My preliminary results yielded by the LDA methods aligned with the main topics covered in EKAAMP and Dr. Karida Brown’s research related to these histories. Some of the main topics that emerged in the text analysis results were: family reunions, school integration, and mining accidents.
Archives as Data: Computational Methods for Community Archives
In support of the larger work of the Community-Driven Archives project, I wanted to explore the research value of archival collections, such as oral history transcripts, as data that can be analyzed and visualized through computational methods. My goal was to gain deeper insight into these histories through text analysis, an automated process for gaining insight into a large collection of oral history interviews by mapping common topics and visualizing patterns in conversations. Such computational techniques would then be used to extract a variety of data about the collection as a whole and about individual interviews. This would support community researchers’ discovery and identification of these histories.
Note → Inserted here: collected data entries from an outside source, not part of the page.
SIGNATURES = {
    'evk_last_error': (C.c_char_p, []),
    'evk_abi_version': (c_int, []),
    'evk_build_arch': (C.c_char_p, []),
    'evk_conv2d_fwd': (c_int, [_DP, P, P, P, P, c_u32, P]),
    'evk_conv2d_dgrad': (c_int, [_DP, P, P, P, P, P]),
    'evk_conv2d_pack_dgrad_weight': (c_int, [_DP, P, P, P]),
    'evk_conv2d_split_weight_bytes': (c_size_t, [_DP, c_i32]),
    'evk_conv2d_split_weight': (c_int, [_DP, P, c_i32, P, P]),
    'evk_conv2d_split_job_count': (c_i32, [_DP, c_i32]),
    'evk_conv2d_split_jobs': (c_int, [_DP, P, c_i32, P, _JP, c_i32]),
    'evk_split_job_pairs': (c_i64, [_JP]),
    'evk_conv2d_route': (c_int, [_DP, c_i32, c_i32, c_u32, c_i32, c_i32, c_i32, C.c_char_p, c_size_t, C.POINTER(c_i32)]),
    'evk_conv2d_wgrad_route': (c_int, [_DP, c_i32, c_u32, C.c_char_p, c_size_t, C.POINTER(c_i32)]),
    'evk_conv2d_split_multi': (c_int, [P, P, c_i32, P]),
    'evk_conv2d_fwd_x3': (c_int, [_DP, P, P, P, P, c_u32, P]),
    'evk_conv2d_stats_max_parts': (c_i32, [_DP]),
    'evk_conv2d_fwd_x3_stats': (c_int, [_DP, P, P, P, P, c_u32, P, c_i32, C.POINTER(c_i32), P]),
    'evk_conv2d_fwd_bf16': (c_int, [_DP, P, P, P, P, c_u32, P, c_i32, C.POINTER(c_i32), P]),
    'evk_conv2d_dgrad_bf16': (c_int, [_DP, P, P, P, P, P]),
    'evk_conv2d_wgrad_bf16': (c_int, [_DP, P, P, P, P, P, c_size_t, P]),
    'evk_conv2d_dgrad_x3': (c_int, [_DP, P, P, P, P, P]),
    'evk_absmax_words': (c_size_t, []),
    'evk_absmax_workspace_bytes': (c_size_t, []),
    'evk_absmax': (c_int, [P, c_i64, P, P, P]),
    'evk_absmax_multi': (c_int, [P, P, c_i32, P, P]),
    'evk_conv2d_split_weight_f16x2': (c_int, [_DP, P, c_i32, P, P, P]),
    'evk_conv2d_split_multi_f16x2': (c_int, [P, P, c_i32, P, P]),
    'evk_conv2d_fwd_f16x2': (c_int, [_DP, P, P, P, P, P, P, P, c_u32, P, c_i32, C.POINTER(c_i32), P, P]),
    'evk_conv2d_dgrad_f16x2': (c_int, [_DP, P, P, P, P, P, P, P, P]),
    'evk_conv2d_wgrad_f16x2': (c_int, [_DP, P, P, P, P, P, P, P, c_size_t, P]),
    'evk_pack_f16x2': (c_int, [P, c_i64, P, P, P]),
    'evk_unpack_f16x2': (c_int, [P, c_i64, P, P, P]),
    'evk_pack_planar_f16x2': (c_int, [P, c_i64, P, P, P]),
    'evk_unpack_planar_f16x2': (c_int, [P, c_i64, P, P, P]),
    'evk_conv2d_dgrad_f16x2_ex': (c_int, [_DP, P, P, P, P, P, P, P, c_u32, P]),
    'evk_conv2d_dgrad_f16x2_masked': (c_int, [_DP, P, P, P, P, P, P, P, P, c_u32, P]),
    'evk_conv2d_wgrad_f16x2_ex': (c_int, [_DP, P, P, P, P, P, P, P, c_size_t, c_u32, P]),
    'evk_conv_transpose2d_fwd': (c_int, [_DP, P, P, P, P, P]),
    'evk_conv_transpose2d_fwd_x3': (c_int, [_DP, P, P, P, P, P]),
    'evk_conv_transpose2d_dgrad': (c_int, [_DP, P, P, P, P]),
    'evk_conv_transpose2d_dgrad_x3': (c_int, [_DP, P, P, P, P]),
    'evk_conv_transpose2d_wgrad_workspace_bytes': (c_size_t, [_DP, c_i32]),
    'evk_conv_transpose2d_wgrad': (c_int, [_DP, P, P, P, P, P, c_size_t, P]),
    'evk_conv_transpose2d_wgrad_x3': (c_int, [_DP, P, P, P, P, P, c_size_t, P]),
    'evk_conv2d_fwd_res': (c_int, [_DP, P, P, P, P, P, c_u32, P]),
    'evk_conv2d_fwd_x3_res': (c_int, [_DP, P, P, P, P, P, c_u32, P]),
    'evk_conv2d_wgrad_x3_workspace_bytes': (c_size_t, [_DP]),
    'evk_conv2d_wgrad_x3': (c_int, [_DP, P, P, P, P, P, c_size_t, P]),
    'evk_conv2d_wgrad_workspace_bytes': (c_size_t, [_DP]),
    'evk_conv2d_wgrad': (c_int, [_DP, P, P, P, P, P, c_size_t, P]),
    'evk_stem_s2d': (c_int, [P, P, c_i32, c_i32, c_i32, c_i32, c_i32, P]),
    'evk_stem_s2d_weight': (c_int, [P, P, c_i32, c_i32, P]),
    'evk_stem_s2d_weight_bwd': (c_int, [P, P, c_i32, c_i32, P]),
    'evk_pad_channels': (c_int, [P, P, c_i64, c_i32, c_i32, P]),
    'evk_unpad_channels': (c_int, [P, P, c_i64, c_i32, c_i32, P]),
    'evk_nchw_to_nhwc': (c_int, [P, P, c_i32, c_i32, c_i32, c_i32, c_i32, P]),
    'evk_nhwc_to_nchw': (c_int, [P, P, c_i32, c_i32, c_i32, c_i32, c_i32, P]),
    'evk_bn_workspace_bytes': (c_size_t, [c_i64, c_i32]),
    'evk_bn_plan': (c_int, [c_i64, c_i32, c_i32, C.POINTER(c_i32)]),
    'evk_bn_fwd_train': (c_int, [P, P, P, P, P, P, c_f32, c_f32, P, P, P, c_i64, c_i32, c_u32, P, c_size_t, P, P]),
    'evk_bn_fwd_train_parts': (c_int, [P, P, P, P, P, P, c_f32, c_f32, P, P, P, c_i64, c_i32, c_u32, P, c_i32, P, c_size_t, P, P]),
    'evk_bn_fwd_train_parts_bits': (c_int, [P, P, P, P, P, P, c_f32, c_f32, P, P, P, c_i64, c_i32, c_u32, P, c_i32, P, c_size_t, P, P, P]),
    'evk_relu_bits_bytes': (c_size_t, [c_i64]),
    'evk_relu_bits_apply': (c_int, [P, P, P, c_i64, P]),
    'evk_bn_fwd_eval': (c_int, [P, P, P, P, P, P, c_f32, P, P, P, c_i64, c_i32, c_u32, P, c_size_t, P, P]),
    'evk_bn_relu_pool_fwd_train_parts': (c_int, [P, P, P, P, P, c_f32, c_f32, P, P, P, P, c_i32, c_i32, c_i32, c_i32, P, c_i32,
                                                 P, c_size_t, P, P]),
    'evk_bn_relu_pool_bwd': (c_int, [P, P, P, P, P, P, P, P, P, P, c_i32, c_i32, c_i32, c_i32, c_i32, P, c_size_t, P, P]),
    'evk_bn_bwd': (c_int, [P, P, P, P, P, P, P, P, P, P, P, c_i64, c_i32, c_u32, c_i32, P, c_size_t, P, P]),
    'evk_stream_fork': (c_int, [P, P]),
    'evk_streams_overlap': (c_int, [P, P, c_i32, P]),
    'evk_bn_relu_dot_plan': (c_int, [c_i64, c_i32, c_i32, C.POINTER(c_i32)]),
    'evk_bn_relu_dot_fwd': (c_int, [P, P, P, P, P, c_i64, c_i32, c_i32, P]),
    'evk_bn_relu_dot_workspace_bytes': (c_size_t, [c_i64, c_i32, c_i32]),
    'evk_bn_relu_dot_bwd': (c_int, [P, P, P, P, P, P, P, P, P, P, P, P, c_i64, c_i32, c_i32, c_u32, P, c_size_t, P, P]),
    'evk_bn_finalize_parts': (c_int, [P, c_i32, c_i32, c_i64, P, P, P, P, c_f32, c_f32, P, P, P, P]),
    'evk_relation_bn_fwd': (c_int, [P, P, P, P, P, P, P, c_i32, c_i32, c_i32, P, P]),
    'evk_relation_bn_parts': (c_i32, [c_i32, c_i32]),
    'evk_relation_bn_workspace_bytes': (c_size_t, [c_i32, c_i32, c_i32]),
    'evk_relation_bn_bwd': (c_int, [P, P, P, P, P, P, P, P, P, P, P, P, c_i32, c_i32, c_i32, P, c_size_t, P]),
    'evk_bn_bwd_from_partials': (c_int, [P, P, P, P, P, P, P, c_i32, P, P, P, c_i64, c_i32, c_u32, c_i32, P, c_size_t, P, P]),
    'evk_bn_bwd_bits': (c_int, [P, P, P, P, P, P, P, P, P, P, P, c_i64, c_i32, c_u32, c_i32, P, c_size_t, P, P, P]),
    'evk_bn_fwd_train_parts_dual': (c_int, [P, P, P, P, P, P, c_f32, c_f32, P, P, P, P, c_f32, c_f32, P, P, P, P, P, c_i64, c_i32,
                                            P, c_i32, P, c_i32, P, c_size_t, P, P, P]),
    'evk_bn_bwd_dual': (c_int, [P, P, P, P, P, P, P, P, P, P, P, P, P, P, P, c_i64, c_i32, c_u32, c_u32, P, c_size_t, P, P, P, P]),
    'evk_bn_bwd_dual_fused': (c_int, [c_u32, c_u32]),
    'evk_relu_fwd': (c_int, [P, P, c_i64, P]),
    'evk_relu_bwd': (c_int, [P, P, P, c_i64, P]),
    'evk_add': (c_int, [P, P, P, c_i64, P]),
    'evk_scale': (c_int, [P, c_f32, P, c_i64, P]),
    'evk_group_weight_expand': (c_int, [P, P, c_i32, c_i32, c_i32, c_i32, P]),
    'evk_group_weight_gather': (c_int, [P, P, c_i32, c_i32, c_i32, c_i32, P]),
    'evk_mul_scale': (c_int, [P, P, c_f32, P, c_i64, P]),
    'evk_gelu_fwd': (c_int, [P, P, c_i64, P]),
    'evk_gelu_bwd': (c_int, [P, P, P, c_i64, P]),
    'evk_maxpool3x3s2_fwd': (c_int, [P, P, P, c_i32, c_i32, c_i32, c_i32, P]),
    'evk_maxpool3x3s2_bwd': (c_int, [P, P, P, c_i32, c_i32, c_i32, c_i32, P]),
    'evk_upsample_nearest2x_add_fwd': (c_int, [P, P, P, c_i32, c_i32, c_i32, c_i32, P, P]),
    'evk_upsample_nearest2x_bwd': (c_int, [P, P, c_i32, c_i32, c_i32, c_i32, P]),
    'evk_subsample2_fwd': (c_int, [P, P, c_i32, c_i32, c_i32, c_i32, P]),
    'evk_subsample2_bwd': (c_int, [P, P, c_i32, c_i32, c_i32, c_i32, P]),
    'evk_upsample_bilinear_fwd': (c_int, [P, P, c_i32, c_i32, c_i32, c_i32, c_i32, c_i32, P]),
    'evk_upsample_bilinear_bwd': (c_int, [P, P, c_i32, c_i32, c_i32, c_i32, c_i32, c_i32, P]),
    'evk_upsample_bilinear_plan': (c_int, [c_i32, c_i32, c_i32, c_i32, c_i32, c_i32, c_i32, c_i32, C.POINTER(c_i32)]),
    'evk_upsample_bilinear_slice_fwd': (c_int, [P, P, c_i32, c_i32, c_i32, c_i32, c_i32, c_i32, c_i32, c_i32, P]),
    'evk_upsample_bilinear_slice_bwd': (c_int, [P, P, c_i32, c_i32, c_i32, c_i32, c_i32, c_i32, c_i32, c_i32, P]),
    'evk_hr_fuse_fwd': (c_int, [P, P, P, c_i32, P, P, P, c_i32, c_i32, c_i32, c_i32, P]),
    'evk_hr_fuse_bwd': (c_int, [P, P, P, P, P, P, c_i32, c_i32, c_i32, c_i32, P]),
    'evk_wfuse_fwd': (c_int, [P, P, c_i32, P, c_i32, c_f32, P, c_i32, c_i32, c_i32, c_i32, P]),
    'evk_wfuse_bwd': (c_int, [P, P, P, c_i32, P, c_i32, c_f32, P, P, P, c_i64, c_i32, c_i32, c_i32, c_i32, P]),
    'evk_wfuse_workspace_bytes': (c_size_t, [c_i32, c_i32, c_i32, c_i32, c_i32]),
    'evk_wfuse_plan': (c_int, [c_i32, c_i32, c_i32, c_i32, c_i32, C.POINTER(c_i32)]),
    'evk_d4_apply': (c_int, [P, P, c_i32, c_i32, c_i32, c_i32, c_i32, P]),
    'evk_d4_merge': (c_int, [P, P, c_i32, P, P, c_i32, c_i32, c_i32, c_i32, c_i32, P]),
    'evk_d4_plan': (c_int, [c_i32, c_i32, c_i32, c_i32, c_i32, C.POINTER(c_i32)]),
    'evk_d4_force_kernel': (c_int, [c_i32]),
    'evk_augment_batch': (c_int, [P, P, c_i32, c_i32, c_i32, c_i32, c_i32, c_i32, P, P, c_i32, c_i32, c_i32, c_i32, P, P, P]),
    'evk_augment_plan': (c_int, [c_i32] * 12 + [C.POINTER(c_i32)]),
    'evk_augment_force_kernel': (c_int, [c_i32]),
    'evk_gap_fwd': (c_int, [P, P, c_i32, c_i32, c_i32, P]),
    'evk_gap_bwd': (c_int, [P, P, c_i32, c_i32, c_i32, P]),
    'evk_relation_fwd': (c_int, [P, P, P, P, P, c_i32, c_i32, c_i32, P]),
    'evk_relation_workspace_bytes': (c_size_t, [c_i32, c_i32, c_i32]),
    'evk_relation_bwd': (c_int, [P, P, P, P, P, P, P, P, c_i32, c_i32, c_i32, P, c_size_t, P]),
    'evk_mean4_fwd': (c_int, [P, P, P, P, P, c_i64, P, P]),
    'evk_loss_stats_doubles': (c_i64, [c_i32]),
    'evk_bce_fwd': (c_int, [P, P, c_i64, c_i64, c_f32, P, P, P]),
    'evk_bce_bwd': (c_int, [P, P, c_i64, c_i64, c_f32, P, P, P, c_i32, P]),
    'evk_bce_fwd_ex': (c_int, [P, P, c_i64, c_i64, c_f32, c_f32, c_i32, P, P, P]),
    'evk_bce_bwd_ex': (c_int, [P, P, c_i64, c_i64, c_f32, c_f32, c_i32, P, P, P, c_i32, P]),
    'evk_soft_ce_fwd': (c_int, [P, P, c_i64, c_i32, P, P, P]),
    'evk_soft_ce_bwd': (c_int, [P, P, c_i64, c_i32, P, P, P]),
    'evk_dice_stats': (c_int, [P, P, c_i64, c_i32, c_i64, P, P]),
    'evk_dice_finish': (c_int, [P, c_i32, c_f32, c_i32, P, P]),
    'evk_dice_bwd': (c_int, [P, P, c_i64, c_i32, c_i64, P, c_f32, c_i32, P, P, c_i32, P]),
    'evk_ce_fwd': (c_int, [P, P, c_i64, c_i32, c_i64, c_f32, P, P, P]),
    'evk_ce_bwd': (c_int, [P, P, c_i64, c_i32, c_i64, c_f32, P, P, P, c_i32, P]),
    'evk_opt_blocks_per_tensor': (c_i32, []),
    'evk_sqnorm_multi': (c_int, [P, P, c_i32, P, c_f32, P, P, P]),
    'evk_sgd_multi': (c_int, [P, P, P, P, c_i32, c_f32, c_f32, c_f32, c_f32, c_i32, c_i32, P, P]),
    'evk_sgd_multi_lr': (c_int, [P, P, P, P, c_i32, c_f32, P, c_f32, c_f32, c_f32, c_i32, c_i32, P, P]),
    'evk_adam_multi': (c_int, [P, P, P, P, P, c_i32, c_f32, c_f32, c_f32, c_f32, c_f32, c_i32, c_f32, c_f32, P, P]),
    'evk_prob_stats_doubles': (c_i64, [c_i32]),
    'evk_prob_stats': (c_int, [P, P, c_i64, c_i32, c_i64, P, P]),
    'evk_prob_stats_bwd': (c_int, [P, P, c_i64, c_i32, c_i64, P, P, P, c_i32, P]),
    'evk_focal_fwd': (c_int, [P, P, c_i64, c_f32, c_f32, c_i32, c_i32, P, P, P]),
    'evk_focal_bwd': (c_int, [P, P, c_i64, c_f32, c_f32, c_i32, c_i32, P, P, P]),
    'evk_confusion_matrix': (c_int, [P, P, c_i64, c_i32, P, P]),
    'evk_confusion_from_logits': (c_int, [P, P, c_i64, c_i32, c_i32, P, P]),
    'evk_gn_workspace_bytes': (c_size_t, [c_i32, c_i64, c_i32, c_i32]),
    'evk_gn_plan': (c_int, [c_i64, c_i32, C.POINTER(c_i32)]),
    'evk_gn_fwd': (c_int, [P, P, P, c_f32, P, P, P, c_i32, c_i64, c_i32, c_i32, c_u32, P, c_size_t, P]),
    'evk_gn_bwd': (c_int, [P, P, P, P, P, P, P, P, P, c_i32, c_i64, c_i32, c_i32, c_u32, P, c_size_t, P]),
    'evk_concat_channels': (c_int, [P, P, P, c_i64, c_i32, c_i32, P]),
    'evk_split_channels': (c_int, [P, P, P, c_i64, c_i32, c_i32, P]),
    'evk_channel_scale': (c_int, [P, P, P, c_i32, c_i64, c_i32, P]),
    'evk_bn_local_stats': (c_int, [P, P, c_i64, c_i32, P, c_size_t, P]),
    'evk_bn_apply_stats': (c_int, [P, P, P, P, P, P, P, c_i64, c_i32, c_u32, P, c_size_t, P]),
    'evk_bn_bwd_local_sums': (c_int, [P, P, P, P, P, P, P, P, P, c_i64, c_i32, c_u32, P, c_size_t, P]),
    'evk_bn_bwd_apply_sums': (c_int, [P, P, P, P, P, P, P, P, P, P, c_i64, c_i32, c_u32, P, c_size_t, P]),
    'evk_pack_multi': (c_int, [P, P, P, c_i32, c_f32, P, P]),
    'evk_ce_pixel_fwd': (c_int, [P, P, c_i64, c_i32, c_i64, P, P]),
    'evk_ce_pixel_bwd': (c_int, [P, P, c_i64, c_i32, c_i64, P, P, P]),
    'evk_ohem_state_bytes': (c_i64, []),
    'evk_ohem_fwd': (c_int, [P, c_i64, c_i64, P, P, P]),
    'evk_ohem_bwd': (c_int, [P, c_i64, P, P, P, P]),
    'evk_depthwise_fwd': (c_int, [_DP, P, P, P, P, c_u32, P]),
    'evk_depthwise_bwd_workspace_bytes': (c_size_t, [_DP]),
    'evk_depthwise_bwd': (c_int, [_DP, P, P, P, P, P, P, P, P, c_size_t, P]),
    'evk_broadcast_hw': (c_int, [P, P, c_i32, c_i64, c_i32, P]),
    'evk_sum_hw': (c_int, [P, P, c_i32, c_i64, c_i32, P]),
    'evk_ln_plan': (c_int, [c_i64, c_i32, C.POINTER(c_i32)]),
    'evk_ln_bwd_workspace_bytes': (c_size_t, [c_i64, c_i32]),
    'evk_ln_fwd': (c_int, [P, P, P, c_f32, P, P, P, c_i64, c_i32, P]),
    'evk_ln_bwd': (c_int, [P, P, P, P, P, P, P, P, c_i64, c_i32, P, c_size_t, P]),
    'evk_scale_residual_fwd': (c_int, [P, P, P, P, P, c_i32, c_i64, c_i32, P]),
    'evk_scale_residual_bwd_workspace_bytes': (c_size_t, [c_i32, c_i64, c_i32]),
    'evk_scale_residual_bwd': (c_int, [P, P, P, P, P, P, c_i32, c_i64, c_i32, P, c_size_t, P]),
}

This model can then be built upon and implemented in the future for metadata generation for collections with similar size and scope. High quality metadata that provides descriptive information about an oral history collection not only facilitates better discovery and identification, but also creates exciting possibilities for presenting and analyzing the research data, such as data visualization of migration paths among Black former coal mining families represented in EKAAMP oral histories.
Perhaps this project can serve as an example of using computational tools and techniques for unlocking data and gaining insight into large oral history collections. Community leaders in charge of similar public history projects can use such tools to reimagine discovery, management, and description of their oral history archives.
I am in the final phases of developing a website to open source my code for the public to use and build upon. The website will include a brief collection description, as well as a brief discussion of challenges and snippets of Python code to run on an internet browser.
Data analysis methods and techniques can transform large quantities of non-machine-readable content, such as oral histories, into machine readable content. This transformation would enable community leaders to enhance their archives by creating robust research data sets for computational research. The new data would then allow community researchers to present, visualize, and analyze oral histories in new and dynamic ways.